Dans le camp Fillon, la contre-offensive est lancée. Plus un meeting sans que Macron ne soit taillé en pièces : « la gauche du marketing et des paillettes », « télévangéliste ». Le vainqueur de la primaire de la droite estime que son concurrent est condamné à s’essouffler ou à dévisser. Déjà, des brebis égarées reviennent au bercail, assure Pierre Danon, l’ex-PDG de Numericable et responsable de la société civile avec « FF » : « J’ai vu beaucoup de chefs d’entreprise se poser des questions après le choc du “Canard enchaîné”, reconnaît-il. Mais ils rebasculent. J’ai dîné vendredi avec trois d’entre eux, ils avaient voté Fillon à la primaire mais me disaient : “Quand même…” Je leur ai dit de comparer les programmes, il y a de vrais éléments repoussoirs chez Macron. »
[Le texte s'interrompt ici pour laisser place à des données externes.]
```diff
@@ -459,7 +485,8 @@
 }
 hipError_t launch_update(int NB, bool has_next, int prec, const UpdateParams& p, hipStream_t st, bool folded)
 {
-    return launch_node<NODE_UPDATE>(NB, prec, has_next, folded, p, st);
+    const bool keep = p.no_park && folded && update_keep(2 * NB, prec) > 0;
+    return launch_node<NODE_UPDATE>(NB, prec, (int)has_next + 2 * (int)keep, folded, p, st);
 }
 hipError_t launch_readout(int NB, int prec, const ReadoutParams& p, hipStream_t st) { return launch_node<NODE_READOUT>(NB, prec, 0, false, p, st); }
 
diff --git a/thermodynamic-interpolation_amd/csrc/painn_pack.hip b/thermodynamic-interpolation_amd/csrc/painn_pack.hip
--- a/thermodynamic-interpolation_amd/csrc/painn_pack.hip
+++ b/thermodynamic-interpolation_amd/csrc/painn_pack.hip
@@ -142,6 +142,7 @@
         for (int k = 0; k < E; ++k) has_in[dst[k]] = 1;
         h->first_touch = E > 0 && std::all_of(has_in.begin(), has_in.end(), [](char c) { return c != 0; });
         if (const char* z = std::getenv("TI_ZERO_ACC")) if (z[0] == '1') h->first_touch = false;
+        if (const char* z = std::getenv("TI_UPDATE_PARK")) if (z[0] == '1') h->update_keeps_rows = false;
     }
     h->perm.resize(E);
     for (int k = 0; k < E; ++k) h->perm[k] = k;
diff --git a/thermodynamic-interpolation_amd/csrc/ti_handle.hpp b/thermodynamic-interpolation_amd/csrc/ti_handle.hpp
--- a/thermodynamic-interpolation_amd/csrc/ti_handle.hpp
+++ b/thermodynamic-interpolation_amd/csrc/ti_handle.hpp
@@ -76,6 +76,7 @@
     bool has_pair = false; std::vector<int> pair_pos; double pair_fill = 0.0;
     int n_tpl = 1, active = 0, parts = 1, max_slots = 0, pinned_tpl = TI_TEMPLATE_AUTO;
     bool first_touch = false;
+    bool update_keeps_rows = true;
     std::vector<uint32_t> emask; long long emask_B = 0; bool emask_sym = true;
     DevBuf<uint32_t> mrows[3]; bool mrows_ok[3] = {false, false, false};
     std::vector<int32_t> natoms; std::vector<uint8_t> ptype; bool ragged = false; long long n_real = 0;
diff --git a/thermodynamic-interpolation_amd/csrc/ti_internal.hpp b/thermodynamic-interpolation_amd/csrc/ti_internal.hpp
--- a/thermodynamic-interpolation_amd/csrc/ti_internal.hpp
+++ b/thermodynamic-interpolation_amd/csrc/ti_internal.hpp
@@ -71,6 +71,7 @@
     float *s, *v, *dsacc, *dvacc, *cacc, *P;
     int first_layer;
     int zero_acc;
+    int no_park;
 };
 
 struct ReadoutParams {
```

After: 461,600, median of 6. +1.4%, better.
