__global__ __launch_bounds__(256) void wgrad_group_reduce_kernel(WgRedK g) {
  const int bid = blockIdx.x;
  int pi = 0;
  while (pi + 1 < g.n && bid >= g.r[pi + 1].blk_start) ++pi;
  const WgRed& q = g.r[pi];
  const int64_t idx = (int64_t)(bid - q.blk_start) * 256 + threadIdx.x;
  if (idx * 4 >= q.MN) return;
  const int nq = q.N >> 2;
  const int m = (int)(idx / nq), c4 = (int)(idx - (int64_t)m * nq);
  const float* src = q.ws + (int64_t)m * q.N + c4 * 4;
  float4 a = {0.f, 0.f, 0.f, 0.f};
#pragma unroll 4
  for (int sidx = 0; sidx < q.split; ++sidx) {
    const float4 v = *reinterpret_cast<const float4*>(src + (int64_t)sidx * q.MN);
    a.x += v.x; a.y += v.y; a.z += v.z; a.w += v.w;
  }
  float4* dst = reinterpret_cast<float4*>(q.C + (int64_t)m * q.ldc + c4 * 4);
  float4 c = *dst;
  c.x += a.x; c.y += a.y; c.z += a.z; c.w += a.w;
  *dst = c;
}

template <typename F>
int launch_tt(F fn, const GemmK& k, const Route& r, bool& attr_done, hipStream_t st) {
  GemmK p = k;
  p.kt_per_split = r.kt_per_split;
  p.ws = reinterpret_cast<float*>(k.ws_base);
  p.tilesN = r.tilesN;
  if (!attr_done) {
    hipError_t e = hipFuncSetAttribute(reinterpret_cast<const void*>(fn), hipFuncAttributeMaxDynamicSharedMemorySize, (int)r.lds);
    if (e != hipSuccess) { (void)hipGetLastError(); return (int)e; }
    attr_done = true;
  }
  hipLaunchKernelGGL(fn, dim3(r.gx, r.gy, r.gz), dim3(r.block), (size_t)r.lds, st, p);
  GPV_CHECK_LAUNCH();
  return launch_splitk_reduce(p.ws, r.split, p.M, p.N, reinterpret_cast<float*>(p.C), p.ldc, st);
}

}

int glds_tt_launch(const GemmK& k, const Route& r, hipStream_t st) {
  static bool attr_done[2] = {false, false};
  if (r.family == FAM_GLDS_WGRAD) return launch_tt(glds_wgrad_kernel, k, r, attr_done[0], st);
  return launch_tt(glds_tt_kernel, k, r, attr_done[1], st);
}

}

extern "C" int gpv_gemm_tt_group(const gpv_tt_problem* problems, int n, void* stream) {
  using namespace gpvk;
  if (!problems || n <= 0) return (int)hipErrorInvalidValue;
  static bool attr_done = false;
  constexpr int lds = 2 * TSTAGE;
  if (!attr_done) {
    hipError_t e = hipFuncSetAttribute(reinterpret_cast<const void*>(glds_tt_group_kernel), hipFuncAttributeMaxDynamicSharedMemorySize, lds);
    if (e != hipSuccess) { (void)hipGetLastError(); return (int)e; }
    attr_done = true;
  }
  for (int i0 = 0; i0 < n; i0 += GPV_TT_GROUP_MAX) {
    GroupK g{};
    g.n = n - i0 < GPV_TT_GROUP_MAX ? n - i0 : GPV_TT_GROUP_MAX;
    int tiles = 0;
    for (int i = 0; i < g.n; ++i) {
      const gpv_tt_problem& q = problems[i0 + i];
      if (!q.A || !q.B || !q.C || q.M <= 0 || q.N <= 0 || q.K <= 0 || q.M % TBM != 0 || q.N % TBN != 0 || q.lda % 8 != 0 ||
          q.ldb % 8 != 0 || q.ldc % 4 != 0 || !al16(q.A) || !al16(q.B) || !al16(q.C) ||
          (int64_t)q.K * q.lda >= (1ll << 30) || (int64_t)q.K * q.ldb >= (1ll << 30))
        return (int)hipErrorInvalidValue;
      g.prob[i] = q;
      g.tile_start[i] = tiles;
      tiles += (q.M / TBM) * (q.N / TBN);
    }
    g.tile_start[g.n] = tiles;
    hipLaunchKernelGGL(glds_tt_group_kernel, dim3(tiles), dim3(256), lds, reinterpret_cast<hipStream_t>(stream), g);
    GPV_CHECK_LAUNCH();
  }
  return 0;
}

Le phénomène resterait en outre très circonscrit aux cadres supérieurs, citadins, de centre droit. Député de l’Ain, Damien Abad le constate : « Dans un département de droite comme le mien, sa capacité de séduction est limitée, il ne perce pas dans la France des territoires », assure-t-il. Ce n’est pourtant pas faute d’essayer, selon lui : « Il y a une stratégie des militants d’En Marche ! pour déstabiliser notre électorat. Des gens de chez eux font du porte-à-porte en se présentant comme de soi-disant personnes de droite déçues par Fillon. » Chez lui, Abad redoute davantage Marine Le Pen. Et veut croire à la remontée de Fillon, dont le socle reste solide : « Il ne faut pas sous-estimer la volonté de l’électorat de droite de gagner cette élection. » Chef d’orchestre de la communication de Fillon, Anne Méaux estime elle aussi que les fondamentaux sont du côté de son champion : « Macron a lancé une offre d’image, nous, une offre de fond. Qui négociera avec Trump et Poutine ? Qui s’occupera du terrorisme ? Quand on pose la question, plus personne ne prononce le nom de Macron ! » La patronne d’Image 7, qui possède aussi une maison au Touquet, parie que « cette séduction » ne durera pas : « C’est comme une jolie fille qu’on regarde à travers la vitre du café, et après on rentre à la maison. » En chassant ses mauvaises pensées.
(1) « Emmanuel Macron, le signe que nous approchons du stade terminal de la crise de régime », tribune publiée sur Slate.